You are a person of great influence. If you could inspire a movement that would bring the most amount of good to the most amount of people, what would that be? You never know what your idea can trigger.
I would like to teach people how to nourish themselves. I know it sounds a little cliche, but most of my students honestly don’t know what to eat. In addition to the basics of choosing nutritious food, many people are very far removed from their senses. Intelligent doctors and lawyers will ask me “how do I know if there is enough salt in my food?” (While they are tasting it)! Our industrial food industry has put “experts” in charge of people’s palates, and therefore in charge of their bodies, health, and happiness. I would like to start a movement which teaches people how to listen to what their bodies need, and their senses crave so that they can take back the pleasure of eating again and be in control of their health. Once that is accomplished, I would like to transmit the joy and therapeutic benefits that cooking and baking can give. I would like to inspire people to really enjoy cooking, baking, and sharing food with others — so much so that it becomes an integral part of their life — the way that it is in the Mediterranean region.
Some of the biggest names in Business, VC funding, Sports, and Entertainment read this column. Is there a person in the world, or in the US with whom you would love to cook for and why?

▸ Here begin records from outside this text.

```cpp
namespace gs {
static std::atomic<int> g_exact_exp{-1};
bool exact_exp() {
  int v = g_exact_exp.load(std::memory_order_relaxed);
  if (v < 0) {
    const char* e = getenv("GSRAST_EXACT_EXP");
    v = (e && e[0] && e[0] != '0') ? 1 : 0;
    g_exact_exp.store(v, std::memory_order_relaxed);
  }
  return v != 0;
}
}

namespace gs {
static std::atomic<uint32_t> g_spin_limit{LB_SPIN_LIMIT};
uint32_t scan_spin_limit() { return g_spin_limit.load(std::memory_order_relaxed); }
static std::atomic<int> g_tile_sort_packed{1};
static std::atomic<long long> g_tile_sort_packed_n{0};
bool tile_sort_packed() { return g_tile_sort_packed.load(std::memory_order_relaxed) != 0; }
void tile_sort_packed_note() { g_tile_sort_packed_n.fetch_add(1, std::memory_order_relaxed); }

static thread_local RowWait t_row_waits[GS_MAX_ROW_WAITS];
static thread_local int t_row_wait_count = 0;
int take_row_waits(RowWait* out, int max) {
  const int n = t_row_wait_count < max ? t_row_wait_count : max;
  for (int k = 0; k < n; k++) out[k] = t_row_waits[k];
  t_row_wait_count = 0;
  return n;
}
bool stream_wait(hipStream_t st, hipEvent_t ev) {
  const hipError_t e = hipStreamWaitEvent(st, ev, 0);
  if (e != hipSuccess) set_error("row wait: hipStreamWaitEvent failed: %s", hipGetErrorString(e));
  return e == hipSuccess;
}
uint32_t next_scan_epoch() {
  static std::atomic<uint32_t> e{0};
  return (e.fetch_add(1, std::memory_order_relaxed) % ((1u << 30) - 1u)) + 1u;
}
}

extern "C" {

int gs_abi_version(void) { return GSRAST_ABI_VERSION; }
const char* gs_last_error(void) { return t_err.c_str(); }

size_t gs_geom_buffer_bytes(int P) { return geom_layout((size_t)(P > 0 ? P : 1), nullptr, nullptr); }
size_t gs_binning_buffer_bytes(long long num_rendered, int W, int H) {
  if (size_query_refused(W, H)) return 0;
  int tiles = ((W + GS_TILE - 1) / GS_TILE) * ((H + GS_TILE - 1) / GS_TILE);
  return bin_layout((size_t)(num_rendered > 0 ? num_rendered : 1), tiles, nullptr, nullptr);
}
size_t gs_image_buffer_bytes(int W, int H) {
  if (size_query_refused(W, H)) return 0;
// ... 1213 lines not shown
  bwd_gaussians_adam(g, c, geo, a, (hipStream_t)stream);
  return t_failed ? 1 : 0;
}

int gs_mark_visible(int P, const float* means3D, const float* viewmatrix, const float* projmatrix, uint8_t* present,
                    void* stream) {
  clear_error(0);
  if (P < 0) return set_error("P must be >= 0"), 1;
  if (P > 0 && (!means3D || !viewmatrix || !present)) return set_error("missing pointer"), 1;
  mark_visible(P, means3D, viewmatrix, projmatrix, present, (hipStream_t)stream);
  return t_failed ? 1 : 0;
}

size_t gs_knn_scratch_bytes(int P) { return knn_scratch_bytes(P); }

int gs_knn_mean_dist2(int P, const float* points, float* out, void* scratch, void* stream) {
  clear_error(0);
  if (P < 0) return set_error("P must be >= 0"), 1;
  if (P == 0) return 0;
  if (!points || !out || !scratch) return set_error("missing pointer"), 1;
  knn_mean_dist2(P, points, out, (char*)scratch, (hipStream_t)stream);
  return t_failed ? 1 : 0;
}

unsigned gs_debug_set_scan_spin_limit(unsigned limit) {
  return gs::g_spin_limit.exchange(limit, std::memory_order_relaxed);
}

int gs_debug_set_tile_sort_packed(int on) {
  return gs::g_tile_sort_packed.exchange(on ? 1 : 0, std::memory_order_relaxed);
}
long long gs_debug_tile_sort_packed_count(void) { return gs::g_tile_sort_packed_n.load(std::memory_order_relaxed); }

int gs_debug_sh_rows_staged(int D, int M, const void* shs) { return gs::sh_rows_stageable(D, M, shs) ? 1 : 0; }

int gs_debug_launch_log(int enable) {
  const int prev = gs::launch_log_on();
  gs::g_launch_log.store(enable ? 1 : 0, std::memory_order_relaxed);
  return prev;
}

long long gs_debug_launched_kernels(char* buf, long long cap) {
  std::string out;
  {
    std::lock_guard<std::mutex> lk(gs::g_launch_mu);
    for (const void* k : gs::g_launched) {
      Dl_info info;
      if (dladdr(k, &info) && info.dli_sname && info.dli_saddr == k)
        out += info.dli_sname;
      else
        out += "?";
      out += '\n';
    }
  }
  if (buf && cap > (long long)out.size()) memcpy(buf, out.c_str(), out.size() + 1);
  return (long long)out.size();
}

int gs_set_exact_exp(int exact) {
  const int prev = exact_exp() ? 1 : 0;
  gs::g_exact_exp.store(exact ? 1 : 0, std::memory_order_relaxed);
  return prev;
}

size_t gs_ssim_partial_count(int planes, int H, int W) { return ssim_partial_count(planes, H, W); }

// ... 364 lines not shown
```

### gaussian-splatting-skysphere_amd/csrc/gs_backward.hip

```cpp
#include "gs_internal.h"

namespace gs {

#ifdef GS_TIMING
GS_TIMING_BUFFER(g_bwd_timing, gs_debug_bwd_timing)
#define GS_BWD_T0() const unsigned long long t_start = timing_stamp()
#define GS_BWD_TREC(tile, n_eff, walked, slots) timing_record(g_bwd_timing, t_start, tile, n_eff, walked, slots)
#else
#define GS_BWD_T0() (void)0
#define GS_BWD_TREC(tile, n_eff, walked, slots) (void)0
#endif

struct __attribute__((aligned(4))) Rec3 {
  float a, b, c;
};

__device__ __forceinline__ void load_rec(const float* p, float* v) {
  const Rec3* r = reinterpret_cast<const Rec3*>(p);
  const Rec3 a = r[0], b = r[1], c = r[2];
  v[0] = a.a, v[1] = a.b, v[2] = a.c, v[3] = b.a, v[4] = b.b, v[5] = b.c, v[6] = c.a, v[7] = c.b, v[8] = c.c;
}


struct BwdSlot {
// ... 18 lines not shown
  if constexpr (EXACT) inv = __builtin_fmaf(inv, __builtin_fmaf(-omA, inv, 1.0f), inv);
  const float Tn = q.T * inv;
  const float dch = ae * Tn;
  float Cd = __builtin_fmaf(bl, q.d2, __builtin_fmaf(xr.w, q.d1, xr.z * q.d0));
  if constexpr (AUX) Cd = __builtin_fmaf(br.w, q.gD, Cd);
  const float dLa = __builtin_fmaf(Tn, Cd, -(q.U * inv));
  const float qq = oGm * dLa;
  const float mx = dx - br.y, my = dy - br.z;
  const float qx = qq * mx, qy = qq * my;
  s[0] = __builtin_fmaf(dch, q.d0, s[0]);
  s[1] = __builtin_fmaf(dch, q.d1, s[1]);
  s[2] = __builtin_fmaf(dch, q.d2, s[2]);
  s[3] = s[3] + qx;
  s[4] = s[4] + qy;
  s[5] = __builtin_fmaf(qx, mx, s[5]);
  s[6] = __builtin_fmaf(qx, my, s[6]);
  s[7] = __builtin_fmaf(qy, my, s[7]);
  s[8] = s[8] + qq;
  if constexpr (AUX) s[9] = __builtin_fmaf(dch, q.gD, s[9]);
  if constexpr (ABS) {
    constexpr int A0 = AUX ? GRAD_REC + 1 : GRAD_REC;
    const float hx = __builtin_fmaf(co.x + co.x, dx, co.y * dy);
    const float hy = __builtin_fmaf(co.z + co.z, dy, co.y * dx);
    s[A0] = __builtin_fmaf(__builtin_fabsf(qq), __builtin_fabsf(hx), s[A0]);
    s[A0 + 1] = __builtin_fmaf(__builtin_fabsf(qq), __builtin_fabsf(hy), s[A0 + 1]);
  }
  q.T = Tn;
  q.U = __builtin_fmaf(Cd, dch, q.U);
  uint64_t m = __builtin_amdgcn_ballot_w64(c_walk) & __builtin_amdgcn_ballot_w64(c_alpha);
  if constexpr (EXACT) m &= __builtin_amdgcn_ballot_w64(c_pw);
  return m;
}

template <bool EXACT, bool AUX = false, bool ABS = false, class... Abs>
__global__ __launch_bounds__(64) void k_render_bwd_tw(CameraArgs c, const uint2* __restrict__ ranges,
                                                                    const uint32_t* __restrict__ point_list,
                                                                    const uint32_t* __restrict__ point_gid,
                                                                    const float4* __restrict__ splat,
                                                                    const float* __restrict__ final_T,
                                                                    const uint32_t* __restrict__ n_contrib,
                                                                    const uint32_t* __restrict__ tile_max,
                                                                    const uint32_t* __restrict__ tile_order,
                                                                    const float* __restrict__ dL_dpix,
                                                                    float* __restrict__ gradrec, BwdAux aux,
                                                                    Abs... abs) {
  static_assert(sizeof...(Abs) == (ABS ? 1 : 0), "ABS: one BwdAbs argument");
  __shared__ float4 s_xy[64];
  __shared__ float4 s_co[64];
  __shared__ float4 s_br[64];
  constexpr int AOFF = AUX ? 24 : 16;
  constexpr int ROW = ABS ? (AUX ? 36 : 24) : AOFF;
  constexpr int NS = GRAD_REC + (AUX ? 1 : 0) + (ABS ? 2 : 0);
  __shared__ __attribute__((aligned(16))) float s_acc[64][ROW];
  GS_BWD_T0();
  const uint32_t tile = __builtin_amdgcn_readfirstlane(tile_order ? tile_order[blockIdx.x] : blockIdx.x);
  if (tile == ~0u) return;
  const int tx = (int)(tile % (uint32_t)c.gx), ty = (int)(tile / (uint32_t)c.gx);
  const int lane = threadIdx.x;
  const uint2 range = ranges[tile];
  const uint32_t n = range.y - range.x;
  const uint4 qm = reinterpret_cast<const uint4*>(tile_max)[tile];
  const uint32_t qlast[4] = {min(qm.x, n), min(qm.y, n), min(qm.z, n), min(qm.w, n)};
  const uint32_t n_eff = max(max(qlast[0], qlast[1]), max(qlast[2], qlast[3]));
  if (n_eff == 0) {
    GS_BWD_TREC(tile, 0u, 0u, 0u);
    return;
  }
#ifdef GS_TIMING
  uint32_t t_walked = 0, t_slots = 0;
#endif

  const size_t HW = (size_t)c.W * c.H;
  const int qx0 = tx * GS_TILE + (lane & 7), qy0 = ty * GS_TILE + (lane >> 3);
  BwdSlot p[4];
#pragma unroll
  for (int k = 0; k < 4; k++) {
    const int px = qx0 + 8 * (k & 1), py = qy0 + 8 * (k >> 1);
    const bool in = px < c.W && py < c.H;
    const size_t pix = in ? (size_t)py * c.W + px : 0;
    const float Tf = in ? final_T[pix] : 0.0f;
    p[k].T = Tf;
    p[k].last = in ? n_contrib[pix] : 0u;
    p[k].d0 = in ? dL_dpix[pix] : 0.0f;
    p[k].d1 = in ? dL_dpix[HW + pix] : 0.0f;
    p[k].d2 = in ? dL_dpix[2 * HW + pix] : 0.0f;
    p[k].U = Tf * (c.bg[0] * p[k].d0 + c.bg[1] * p[k].d1 + c.bg[2] * p[k].d2);
    if constexpr (AUX) {
      const float gA = in && aux.d_alpha ? aux.d_alpha[pix] : 0.0f;
      p[k].U = p[k].U - Tf * gA;
      p[k].gD = in && aux.d_invdepth ? aux.d_invdepth[pix] : 0.0f;
    }
  }
  const float ddelx_dx = (float)(0.5 * c.W), ddely_dy = (float)(0.5 * c.H);
  const float pfx0 = (float)qx0, pfy0 = (float)qy0;
  using lds_float = __attribute__((address_space(3))) float;
  lds_float* const acc_lane = (lds_float*)(&s_acc[0][(lane >> 4) + 4 * ((lane >> 3) & 1)]);
  const bool hi8 = (lane & 8) != 0;

  const int32_t e0 = (int32_t)n_eff - 1 - lane;
  const uint32_t* const plist = point_list + range.x;
  auto pos = [&](int32_t e) { return (uint32_t)max(e, 0); };
  uint32_t slot_c = plist[pos(e0)];
  uint32_t G1 = point_gid[slot_c];
  float4 pa = splat[3 * G1], pb = splat[3 * G1 + 1], pd = splat[3 * G1 + 2];
  uint32_t S1 = plist[pos(e0 - 64)];
  G1 = point_gid[S1];
  uint32_t S2 = plist[pos(e0 - 128)];

  uint32_t rec_lanes = 0;
  auto store_records = [&]() {
    if ((uint32_t)lane < rec_lanes) {
      const float4* row = reinterpret_cast<const float4*>(&s_acc[lane][0]);
      const float4 a = row[0], b = row[1], d = row[2];
      Rec3* r = reinterpret_cast<Rec3*>(gradrec + (size_t)__float_as_uint(d.y) * GRAD_REC);
      r[0] = Rec3{a.x, a.y, a.z};
      r[1] = Rec3{a.w, b.x, b.y};
      r[2] = Rec3{b.z, b.w, d.x};
      if constexpr (AUX) aux.gradrec_aux[__float_as_uint(d.y)] = d.z;
      if constexpr (ABS) {
        const float4 ea = row[3];
        reinterpret_cast<float2*>((abs, ...).gradrec_abs)[__float_as_uint(d.y)] = make_float2(ea.x, ea.y);
      }
    }
  };
  for (uint32_t base = 0; base < n_eff; base += 64) {
    const uint32_t cnt = min(64u, n_eff - base);
    const bool mine = (uint32_t)lane < cnt;
    const uint32_t slot = slot_c;
    const float ccx = pa.z, ccy = pa.w, ccz = pb.x, cop = pb.y;
    uint32_t qmask = 0;
    if (mine) {
      s_xy[lane] = make_float4(pa.x, pa.y, pb.z, pb.w);
      s_co[lane] = fall_coefs_m<EXACT>(pa.z, pa.w, pb.x, pb.y);
      const float x0 = (float)(tx * GS_TILE), y0 = (float)(ty * GS_TILE);
      s_br[lane] = make_float4(pd.x, pa.x - fminf(fmaxf(pa.x, x0), x0 + 15.0f),
// ... 79 lines not shown
        if constexpr (ABS) {
          const float4 b0 = *reinterpret_cast<const float4*>(&s_acc[lane][AOFF]);
          const float4 b1 = *reinterpret_cast<const float4*>(&s_acc[lane][AOFF + 4]);
          S[NS - 2] = (b0.x + b1.x) + (b0.y + b1.y);
          S[NS - 1] = (b0.z + b1.z) + (b0.w + b1.w);
        }
      } else {
#pragma unroll
        for (int t = 0; t < NS; t++) S[t] = 0.0f;
      }
      const float2 R = *reinterpret_cast<const float2*>(&s_br[lane].y);
      const double Rx = R.x, Ry = R.y, q0 = S[8];
      const float m1x = (float)__builtin_fma(Rx, q0, (double)S[3]), m1y = (float)__builtin_fma(Ry, q0, (double)S[4]);
      __builtin_amdgcn_sched_barrier(0);
      const float m2xx = (float)__builtin_fma(Rx, __builtin_fma(Rx, q0, 2.0 * (double)S[3]), (double)S[5]);
      __builtin_amdgcn_sched_barrier(0);
      const float m2xy = (float)__builtin_fma(Rx, __builtin_fma(Ry, q0, (double)S[4]),
                                              __builtin_fma(Ry, (double)S[3], (double)S[6]));
      __builtin_amdgcn_sched_barrier(0);
      const float m2yy = (float)__builtin_fma(Ry, __builtin_fma(Ry, q0, 2.0 * (double)S[4]), (double)S[7]);
      __builtin_amdgcn_sched_barrier(0);
      float4* row = reinterpret_cast<float4*>(&s_acc[lane][0]);
      row[0] = make_float4(S[0], S[1], S[2], -ddelx_dx * (ccx * m1x + ccy * m1y));
      row[1] = make_float4(-ddely_dy * (ccz * m1y + ccy * m1x), -0.5f * m2xx, -0.5f * m2xy, -0.5f * m2yy);
      float s9 = 0.0f;
      if constexpr (AUX) s9 = S[9];
      row[2] = make_float4(S[8] != 0.0f ? S[8] / cop : 0.0f, __uint_as_float(slot), s9, 0.0f);
      if constexpr (ABS) row[3] = make_float4(S[NS - 2], S[NS - 1], 0.0f, 0.0f);
    }
    rec_lanes = cnt;
    __builtin_amdgcn_wave_barrier();
  }
  store_records();
  GS_BWD_TREC(tile, n_eff, t_walked, t_slots);
}
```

It is an honor and a privilege for me to cook for others, and it would not give me more pleasure to cook for one human being over another. I am grateful for the clients and loved ones that I cook for on a regular basis. I have had the opportunity to cook for many world leaders, as well as the opportunity to create menus for them. I enjoy planning the menus of politically important and historical events because I believe that it allows me to “set the stage” for the discussions that follow.